EXERCISE AIM – Find the line holding "xc_s[FUSE ? 16 * TS : 4];" in the entries below. Give it again exactly, along with every line after it up to and including the line holding "const int ep_c0".

INFORMATION PROVIDED –
struct MlpTrainSave {
    float *xhat, *rstd, *xn, *hpre, *h, *out;
    float* x1 = nullptr;
    int kl_pitch = 0;
};
template <int C, int H, bool FUSE = false, bool TRAIN = false>
__global__ __launch_bounds__(512) void mlp_kernel_f16x3_m16_split(
    const float* __restrict__ x_conv, const float* __restrict__ x_in, float* __restrict__ x_out,
    const float* __restrict__ ln_w, const float* __restrict__ ln_b, const u32x4* __restrict__ stream,
    const float* __restrict__ mb1, const float* __restrict__ mb2, const float* __restrict__ ls,
    const float* __restrict__ wv, float bv, int n0, int first_layer, float* __restrict__ xbar, float* __restrict__ vsum,
    const float* __restrict__ kl , const int32_t* __restrict__ deg,
    const int32_t* __restrict__ src, const float* __restrict__ fk , const float* __restrict__ conv_bias,
    MlpTrainSave save) {
    static_assert(C == 128 && H == 512, "chunking below assumes C = 128, H = 512");
    constexpr int KC = C / 32, HQ = H / 4;
    constexpr int TS = 132;
    __shared__ u32x4 hidx[16][2][64];
    __shared__ f32x4 xo_s[8][64];
    __shared__ __attribute__((aligned(16))) float ctile[FUSE ? 16 * TS : 4];
    __shared__ __attribute__((aligned(16))) float xc_s[FUSE ? 16 * TS : 4];

    const int wave = __builtin_amdgcn_readfirstlane(threadIdx.x >> 6), lane = threadIdx.x & 63;
    const int q = wave >> 1, e = wave & 1;
    const int cp = lane & 15, gp = lane >> 4;
    const int n = n0 + blockIdx.x;
    const u32x4* qs = stream + (size_t)q * 8 * 1024;

    u32x4 wa[16], wb[16];
    load_steps<8>(wa, qs + (size_t)(2 * e) * 1024, 0, lane);
    load_steps<8>(wb, qs + (size_t)(2 * e + 1) * 1024, 0, lane);
    const int ou = wave >> 1, omt = wave & 1;
    const int ep_c0 = 32 * ou + 16 * omt + 4 * gp;
    const size_t ep_off = ((size_t)n * 16 + cp) * C + ep_c0;
    const f32x4 ep_b2 = *reinterpret_cast<const f32x4*>(mb2 + ep_c0);
    const f32x4 ep_ls = *reinterpret_cast<const f32x4*>(ls + ep_c0);
    const f32x4 ep_xi = *reinterpret_cast<const f32x4*>(x_in + ep_off);

    if constexpr (FUSE) {
        const int tid = threadIdx.x;
        const int c = tid & 127, pq = tid >> 7;
        const int c4 = tid & 31, o_row = tid >> 5;
        constexpr int K = 8;
        const int nd = min(deg[n], K);
        const int32_t* srow = src + (size_t)n * K;
        const size_t kp = TRAIN ? (size_t)save.kl_pitch : (size_t)C;
        const size_t kbase = ((size_t)n * K * 16 + o_row) * kp + 4 * c4;
        f32x4 kv[K], xv[K];
#pragma unroll
        for (int s_ = 0; s_ < K; ++s_) {
            const int sn = max(srow[s_], 0);
            kv[s_] = *reinterpret_cast<const f32x4*>(kl + kbase + (size_t)s_ * 16 * kp);
            xv[s_] = *reinterpret_cast<const f32x4*>(x_in + ((size_t)sn * 16 + o_row) * C + 4 * c4);
        }
        float fkr[16][4];
#pragma unroll
        for (int o = 0; o < 16; ++o)
#pragma unroll
            for (int p = 0; p < 4; ++p) fkr[o][p] = fk[((size_t)o * 16 + (4 * pq + p)) * C + c];
        const float cbias = conv_bias[c];
        f32x4 acc = {0.f, 0.f, 0.f, 0.f};
#pragma unroll
        for (int s_ = 0; s_ < K; ++s_) {
            const bool on = s_ < nd;
            acc[0] = on ? __fadd_rn(acc[0], __fmul_rn(kv[s_][0], xv[s_][0])) : acc[0];
            acc[1] = on ? __fadd_rn(acc[1], __fmul_rn(kv[s_][1], xv[s_][1])) : acc[1];
            acc[2] = on ? __fadd_rn(acc[2], __fmul_rn(kv[s_][2], xv[s_][2])) : acc[2];
            acc[3] = on ? __fadd_rn(acc[3], __fmul_rn(kv[s_][3], xv[s_][3])) : acc[3];
        }
        *reinterpret_cast<f32x4*>(&ctile[o_row * TS + 4 * c4]) = acc;
        if constexpr (TRAIN) *reinterpret_cast<f32x4*>(save.x1 + ((size_t)n * 16 + o_row) * C + 4 * c4) = acc;
        __syncthreads();
        float out[4] = {0.f, 0.f, 0.f, 0.f};
#pragma unroll
        for (int o = 0; o < 16; ++o) {
            const float xo = ctile[o * TS + c];
#pragma unroll
            for (int p = 0; p < 4; ++p) out[p] += xo * fkr[o][p];
        }
#pragma unroll
        for (int p = 0; p < 4; ++p) xc_s[(4 * pq + p) * TS + c] = TRAIN ? out[p] * (1.0f / 16.0f) + cbias : out[p] + cbias;
        __syncthreads();
    }

    u32x4 xn[KC][2];
    {
        const float* rowp = FUSE ? xc_s + cp * TS + 4 * gp : x_conv + ((size_t)n * 16 + cp) * C + 4 * gp;
        float x[KC][8];
        float sum = 0.f;
#pragma unroll
        for (int kb = 0; kb < KC; ++kb)
#pragma unroll
            for (int hf = 0; hf < 2; ++hf) {
                const f32x4 v = *reinterpret_cast<const f32x4*>(rowp + 32 * kb + 16 * hf);
#pragma unroll
                for (int r = 0; r < 4; ++r) x[kb][4 * hf + r] = v[r];
                sum += (v[0] + v[1]) + (v[2] + v[3]);
            }
        const float mean = group4_sum(sum) * (1.0f / C);
        float sq = 0.f;
#pragma unroll
        for (int kb = 0; kb < KC; ++kb)
#pragma unroll
            for (int i = 0; i < 8; ++i) {
                const float dlt = x[kb][i] - mean;
                x[kb][i] = dlt;
                sq += dlt * dlt;
            }
        const float rstd = 1.0f / sqrtf(group4_sum(sq) * (1.0f / C) + 1e-5f);
        if constexpr (TRAIN) {
            if (wave == 0 && gp == 0) save.rstd[(size_t)n * 16 + cp] = rstd;
        }
#pragma unroll
        for (int kb = 0; kb < KC; ++kb) {
#pragma unroll
            for (int hf = 0; hf < 2; ++hf) {
                const f32x4 gw = *reinterpret_cast<const f32x4*>(ln_w + 32 * kb + 16 * hf + 4 * gp);
                const f32x4 gb = *reinterpret_cast<const f32x4*>(ln_b + 32 * kb + 16 * hf + 4 * gp);
                if constexpr (TRAIN) {
                    if (wave == 0) {
                        const size_t o = ((size_t)n * 16 + cp) * C + 32 * kb + 16 * hf + 4 * gp;
                        f32x4 xh, xo;
#pragma unroll
                        for (int r = 0; r < 4; ++r) {
                            xh[r] = x[kb][4 * hf + r] * rstd;
                            xo[r] = x[kb][4 * hf + r] * rstd * gw[r] + gb[r];
                        }
                        *reinterpret_cast<f32x4*>(save.xhat + o) = xh;
                        *reinterpret_cast<f32x4*>(save.xn + o) = xo;
                    }
                }
#pragma unroll
                for (int r = 0; r < 4; ++r) x[kb][4 * hf + r] = x[kb][4 * hf + r] * rstd * gw[r] + gb[r];
            }
            split8<true, FUSE && TRAIN>(x[kb], xn[kb][0], xn[kb][1]);
        }
    }

    auto hidden_chunk = [&](const u32x4 (&w)[16], int j) {
        const int u = 2 * e + j;
        f32x4v am[2], ax[2];
#pragma unroll
        for (int mt = 0; mt < 2; ++mt) {
            const f32x4 b = *reinterpret_cast<const f32x4*>(mb1 + q * HQ + 32 * u + 16 * mt + 4 * gp);
            am[mt] = f32x4v{b[0], b[1], b[2], b[3]};
            ax[mt] = f32x4v{0.f, 0.f, 0.f, 0.f};
        }
#pragma unroll
        for (int st = 0; st < 2 * KC; ++st) {
            const int kb = st >> 1, mt = st & 1;
            am[mt] = mfma16_f16(w[2 * st], xn[kb][0], am[mt]);
            ax[mt] = mfma16_f16(w[2 * st + 1], xn[kb][0], ax[mt]);
            am[mt] = mfma16_f16(w[2 * st], xn[kb][1], am[mt]);
        }
        float v[8];
#pragma unroll
        for (int mt = 0; mt < 2; ++mt)
#pragma unroll
            for (int pr = 0; pr < 2; ++pr) {
                const f32x2 pre = fma2(f32x2{ax[mt][2 * pr], ax[mt][2 * pr + 1]}, splat2(F16X3_INV_SCALE),
                                       f32x2{am[mt][2 * pr], am[mt][2 * pr + 1]});
                const f32x2 act = gelu_fast2(pre);
                v[4 * mt + 2 * pr] = act.x;
                v[4 * mt + 2 * pr + 1] = act.y;
                if constexpr (TRAIN) {
                    const size_t o = ((size_t)n * 16 + cp) * H + q * HQ + 32 * u + 16 * mt + 4 * gp + 2 * pr;
                    typedef float f2v __attribute__((ext_vector_type(2)));
                    *reinterpret_cast<f2v*>(save.hpre + o) = f2v{pre.x, pre.y};
                    *reinterpret_cast<f2v*>(save.h + o) = f2v{act.x, act.y};
                }
            }
        u32x4 hi, lo;
        split8<false, FUSE && TRAIN>(v, hi, lo);
        hidx[4 * q + u][0][lane] = hi;
        hidx[4 * q + u][1][lane] = lo;
    };
    auto load_out = [&](u32x4 (&w)[16], int w0, int w2) {
        const u32x4* chunk = stream + ((size_t)w2 * 8 + 4 + ou) * 1024 + lane;
#pragma unroll
        for (int kb = 0; kb < 4; ++kb) {
            w[w0 + 2 * kb] = chunk[(size_t)(2 * kb + omt) * 128];
            w[w0 + 2 * kb + 1] = chunk[(size_t)(2 * kb + omt) * 128 + 64];
        }
    };
    hidden_chunk(wa, 0);
    load_out(wa, 0, 0);
    load_out(wa, 8, 1);
    hidden_chunk(wb, 1);
    load_out(wb, 0, 2);
    load_out(wb, 8, 3);
    __syncthreads();

    f32x4v acc = f32x4v{0.f, 0.f, 0.f, 0.f};
    auto quarter = [&](const u32x4 (&w)[16], auto w0c, int w2) {
        constexpr int w0 = decltype(w0c)::value;
        f32x4v cross = f32x4v{0.f, 0.f, 0.f, 0.f};
#pragma unroll
        for (int kb = 0; kb < 4; ++kb) {
            const u32x4 bh = hidx[4 * w2 + kb][0][lane], bl = hidx[4 * w2 + kb][1][lane];
            acc = mfma16_f16(w[w0 + 2 * kb], bh, acc);
            cross = mfma16_f16(w[w0 + 2 * kb + 1], bh, cross);
            acc = mfma16_f16(w[w0 + 2 * kb], bl, acc);
        }
#pragma unroll
        for (int r = 0; r < 4; ++r) acc[r] = fmaf(cross[r], F16X3_INV_SCALE, acc[r]);
    };
    quarter(wa, std::integral_constant<int, 0>{}, 0);
    quarter(wa, std::integral_constant<int, 8>{}, 1);
    quarter(wb, std::integral_constant<int, 0>{}, 2);
    quarter(wb, std::integral_constant<int, 8>{}, 3);

    {
        f32x4 xo;
#pragma unroll
        for (int r = 0; r < 4; ++r) xo[r] = (acc[r] + ep_b2[r]) * ep_ls[r] + ep_xi[r];
        *reinterpret_cast<f32x4*>(x_out + ep_off) = xo;
        if constexpr (TRAIN) {
            *reinterpret_cast<f32x4*>(save.out + ep_off) = f32x4{acc[0] + ep_b2[0], acc[1] + ep_b2[1], acc[2] + ep_b2[2], acc[3] + ep_b2[3]};
            return;
        }
        f32x4 sum;
#pragma unroll
        for (int r = 0; r < 4; ++r) sum[r] = row16_sum_m(xo[r]);
        if (cp == 0) {
            const float inv16 = 1.0f / 16.0f;
            const f32x4 mean = {sum[0] * inv16, sum[1] * inv16, sum[2] * inv16, sum[3] * inv16};
            *reinterpret_cast<f32x4*>(xbar + (size_t)n * C + ep_c0) = mean;
        }
        xo_s[wave][lane] = xo;
    }
    __syncthreads();
    if (wave != 0) return;
    float vdot = 0.f;
#pragma unroll
    for (int u = 0; u < KC; ++u)
#pragma unroll
        for (int mt = 0; mt < 2; ++mt) {
            const f32x4 xo = xo_s[2 * u + mt][lane];
            const f32x4 wvv = *reinterpret_cast<const f32x4*>(wv + 32 * u + 16 * mt + 4 * gp);
#pragma unroll
            for (int r = 0; r < 4; ++r) vdot += xo[r] * wvv[r];
        }
    const float tot = group4_sum(vdot);
    if (gp == 0) {
        const size_t o = (size_t)n * 16 + cp;
        vsum[o] = (first_layer ? 0.0f : vsum[o]) + (tot + bv);
    }
}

YOUR SOLUTION –
    __shared__ __attribute__((aligned(16))) float xc_s[FUSE ? 16 * TS : 4];

    const int wave = __builtin_amdgcn_readfirstlane(threadIdx.x >> 6), lane = threadIdx.x & 63;
    const int q = wave >> 1, e = wave & 1;
    const int cp = lane & 15, gp = lane >> 4;
    const int n = n0 + blockIdx.x;
    const u32x4* qs = stream + (size_t)q * 8 * 1024;

    u32x4 wa[16], wb[16];
    load_steps<8>(wa, qs + (size_t)(2 * e) * 1024, 0, lane);
    load_steps<8>(wb, qs + (size_t)(2 * e + 1) * 1024, 0, lane);
    const int ou = wave >> 1, omt = wave & 1;
    const int ep_c0 = 32 * ou + 16 * omt + 4 * gp;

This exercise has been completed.